Documenting the '85 New Wave
Zhang Peili’s Early Rationalist Paintings

Although Zhang Peili was academically and systematically trained as a painter, he is better known today as the “father of Chinese video art.” In fact, after his first video work, 30*30 of 1988, he hovered for many years between the mediums of painting and video installation, giving up easel painting to focus exclusively on the latter only around 1994-5. For this reason, the paintings he created around 1985 are not only representative of “Rationalist Painting” but his own early search for a creative direction. The present sale includes two of his important early oil paintings: Reclining Swimmer (Lot 874) and X? Series (Lot 873), both of 1986. They are immensely valuable as rare documents of contemporary Chinese art of the 1980’s and the ’85 New Wave.

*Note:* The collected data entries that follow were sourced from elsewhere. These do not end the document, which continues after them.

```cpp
__host__ __device__ inline size_t dec_out_loss_bytes(int N, int C) {
  return sizeof(double) * ((size_t)N * 22 + (size_t)N * C * 10 + 2 * (size_t)C + 8) + sizeof(int) * 2 * (size_t)N;
}
template <bool GRAD = true>
__device__ __forceinline__ void dec_output_loss_body(int B, int N, int C, const double* __restrict__ v,
                                                     const double* __restrict__ wo1, const double* __restrict__ target,
                                                     double loss_scale, int method, double jscale, double* recon,
                                                     double* loss_part, double* g_v, double* part, unsigned char* smem_raw) {
  double* x = reinterpret_cast<double*>(smem_raw);
  double* tg = x + N * 4;
  double* rmin = tg + N * 4;
  double* cmin = rmin + N;
  double* gx = cmin + N;
  double* ycl = gx + N * 4;
  double* vl = ycl + N * 8;
  double* tmp = vl + N * C * 8;
  double* wol = tmp + N * C * 2;
  int* rarg = reinterpret_cast<int*>(wol + 2 * C);
  int* carg = rarg + N;
  double* js = reinterpret_cast<double*>(carg + N);
  __shared__ double red[4];
  const int b = blockIdx.x;
  const size_t plp = (size_t)B * N * 4, pl = (size_t)B * N * C, j4 = (size_t)b * N * 4, jc = (size_t)b * N * C;
  {
    StageRegs<4> vr, vi;
    StageRegs<1> tr, wr;
    vr.issue(v + jc * 4, N * C * 4); vi.issue(v + (pl + jc) * 4, N * C * 4); tr.issue(target + j4, N * 4); wr.issue(wo1, 2 * C);
// ... 124 lines not shown
  double *x = s.x, *tg = s.tg, *ycl = s.ycl, *vl = s.vl, *wol = s.wol;
  const int b = blockIdx.x;
  const size_t plp = (size_t)B * N * 4, pl = (size_t)B * N * C, j4 = (size_t)b * N * 4, jc = (size_t)b * N * C;
  {
    StageRegs<4> vr, vi;
    StageRegs<1> tr, wr;
    vr.issue(v + jc * 4, N * C * 4); vi.issue(v + (pl + jc) * 4, N * C * 4); tr.issue(target + j4, N * 4); wr.issue(wo1, 2 * C);
    vr.commit(v + jc * 4, N * C * 4, [&](int e, double q) { vl[(e >> 2) * 8 + (e & 3)] = q; });
    vi.commit(v + (pl + jc) * 4, N * C * 4, [&](int e, double q) { vl[(e >> 2) * 8 + 4 + (e & 3)] = q; });
    tr.commit(target + j4, N * 4, [&](int e, double q) { tg[e] = q; });
    wr.commit(wo1, 2 * C, [&](int e, double q) { wol[e] = q; });
  }
  __syncthreads();
  for (int e = threadIdx.x; e < N * 4; e += BLOCK) {
    const int n = e >> 2, m = e & 3;
    cx<double> yc = {0, 0};
#pragma unroll 4
    for (int c = 0; c < C; ++c)
      cfma(yc, cx<double>{wol[c], wol[C + c]}, cx<double>{vl[(n * C + c) * 8 + m], vl[(n * C + c) * 8 + 4 + m]});
    ycl[n * 8 + m] = yc.r;
    ycl[n * 8 + 4 + m] = yc.i;
  }
  __syncthreads();
  for (int e = threadIdx.x; e < N * 4; e += BLOCK) {
    const cx<double> pc = cart_from_canon_m(ycl + (e >> 2) * 8, e & 3);
    if (GRAD) {
      recon[j4 + e] = pc.r;
      recon[plp + j4 + e] = pc.i;
    }
    double xe;
    if (method == REAL_SUM) xe = pc.r + pc.i;
    else if (method == REAL_RE) xe = pc.r;
    else if (method == REAL_IM) xe = pc.i;
    else if (method == REAL_MEAN) xe = (pc.r + pc.i) / 2;
    else xe = sqrt(pc.r * pc.r + pc.i * pc.i + GET_REAL_NORM_EPS);
    x[e] = xe;
    if (!GRAD) recon[j4 + e] = xe;
  }
  __syncthreads();
}
__device__ __forceinline__ void dec_out_backward(int B, int N, int C, int method, double* g_v, double* part, const DecOutLds& s) {
  double *x = s.x, *gx = s.gx, *ycl = s.ycl, *vl = s.vl, *tmp = s.tmp, *wol = s.wol;
  const int b = blockIdx.x;
  const size_t pl = (size_t)B * N * C, jc = (size_t)b * N * C;
  for (int e = threadIdx.x; e < N * C; e += BLOCK) {
    const int n = e / C, c = e - n * C;
    cx<double> g[4], gc[4], d = {0, 0};
#pragma unroll
    for (int m = 0; m < 4; ++m) {
      const double q = gx[n * 4 + m];
      if (method == REAL_SUM) g[m] = {q, q};
      else if (method == REAL_RE) g[m] = {q, 0.0};
      else if (method == REAL_IM) g[m] = {0.0, q};
      else if (method == REAL_MEAN) g[m] = {q / 2, q / 2};
      else {
        const cx<double> pc = cart_from_canon_m(ycl + n * 8, m);
        const double r = q / x[n * 4 + m];
        g[m] = {r * pc.r, r * pc.i};
      }
    }
    cart_from_canon_bwd(g, gc);
    const cx<double> w = {wol[c], wol[C + c]};
    const size_t base = jc + e;
#pragma unroll
    for (int m = 0; m < 4; ++m) {
      cx<double> r = cmulc(gc[m], w);
      g_v[base * 4 + m] = r.r;
      g_v[pl * 4 + base * 4 + m] = r.i;
      cfmac(d, gc[m], cx<double>{vl[e * 8 + m], vl[e * 8 + 4 + m]});
    }
    tmp[e * 2] = d.r;
    tmp[e * 2 + 1] = d.i;
  }
  __syncthreads();
  if ((int)threadIdx.x < 2 * C) {
    const int k = threadIdx.x / C, c = threadIdx.x - k * C;
    double acc = 0.0;
#pragma unroll 6
    for (int n = 0; n < N; ++n) acc += tmp[(n * C + c) * 2 + k];
    part[(size_t)b * 2 * C + k * C + c] = acc;
  }
}

}
```

### lgn-autoencoder_amd/csrc/net_kernels.hip

```cpp
#include "net.hpp"
#include "net_dev.hpp"
#include "tail_dev.hpp"

namespace lgn {

LGN_STAMP_DECL
LGN_STAMP_READER(lgn_debug_stamps_net)

namespace {
constexpr double H = 0.70710678118654752440084436210484903928;

__device__ __forceinline__ double minkowski_sq_ref(const double* p) {
  return minkowski_sq_unfused(p[0], p[1], p[2], p[3]);
}
__device__ __forceinline__ void canon_real(const double* p, cx<double> (&q)[4]) {
  q[0] = {p[0], 0.0};
  q[1] = {p[1] * H, -p[2] * H};
  q[2] = {p[3], 0.0};
  q[3] = {-p[1] * H, -p[2] * H};
}
__device__ __forceinline__ void canon_cplx(const cx<double> (&p)[4], cx<double> (&c)[4]) {
  c[0] = p[0];
  c[1] = {(p[1].r + p[2].i) * H, (p[1].i - p[2].r) * H};
  c[2] = p[3];
  c[3] = {(-p[1].r + p[2].i) * H, (-p[1].i - p[2].r) * H};
}
__device__ __forceinline__ void canon_cplx_bwd(const cx<double> (&g)[4], cx<double> (&gp)[4]) {
  gp[0] = g[0];
  gp[1] = {(g[1].r - g[3].r) * H, (g[1].i - g[3].i) * H};
  gp[2] = {-(g[1].i + g[3].i) * H, (g[1].r + g[3].r) * H};
  gp[3] = g[2];
}
__device__ __forceinline__ void cart_from_canon(const cx<double> (&c)[4], cx<double> (&p)[4]) {
  p[0] = c[0];
  p[1] = {(c[1].r - c[3].r) * H, (c[1].i - c[3].i) * H};
  p[2] = {-(c[1].i + c[3].i) * H, (c[1].r + c[3].r) * H};
  p[3] = c[2];
}
}
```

Zhang Peili was born in the 1950’s to a family of medical workers. At the time, political movements and natural disasters were frequent occurrences in China, but Zhang’s young mind was shaped more directly by personal experiences, such as his parents’ dinner-table discussions of medical knowledge, the smell of hospitals that they brought home, and Zhang’s own illnesses and hospitalisations. As the artist himself recognises, “Most people’s lives share more or less the same large historical background, but differ drastically in terms of concrete individual experiences because they have different bodies and memories. Early memories, especially, shape a person’s personality, tastes, behaviour, and language.”1 In Zhang Peili’s case, early memories are the reason for his sensitivity to existential conditions and the persistently unemotional perspective of his early easel paintings.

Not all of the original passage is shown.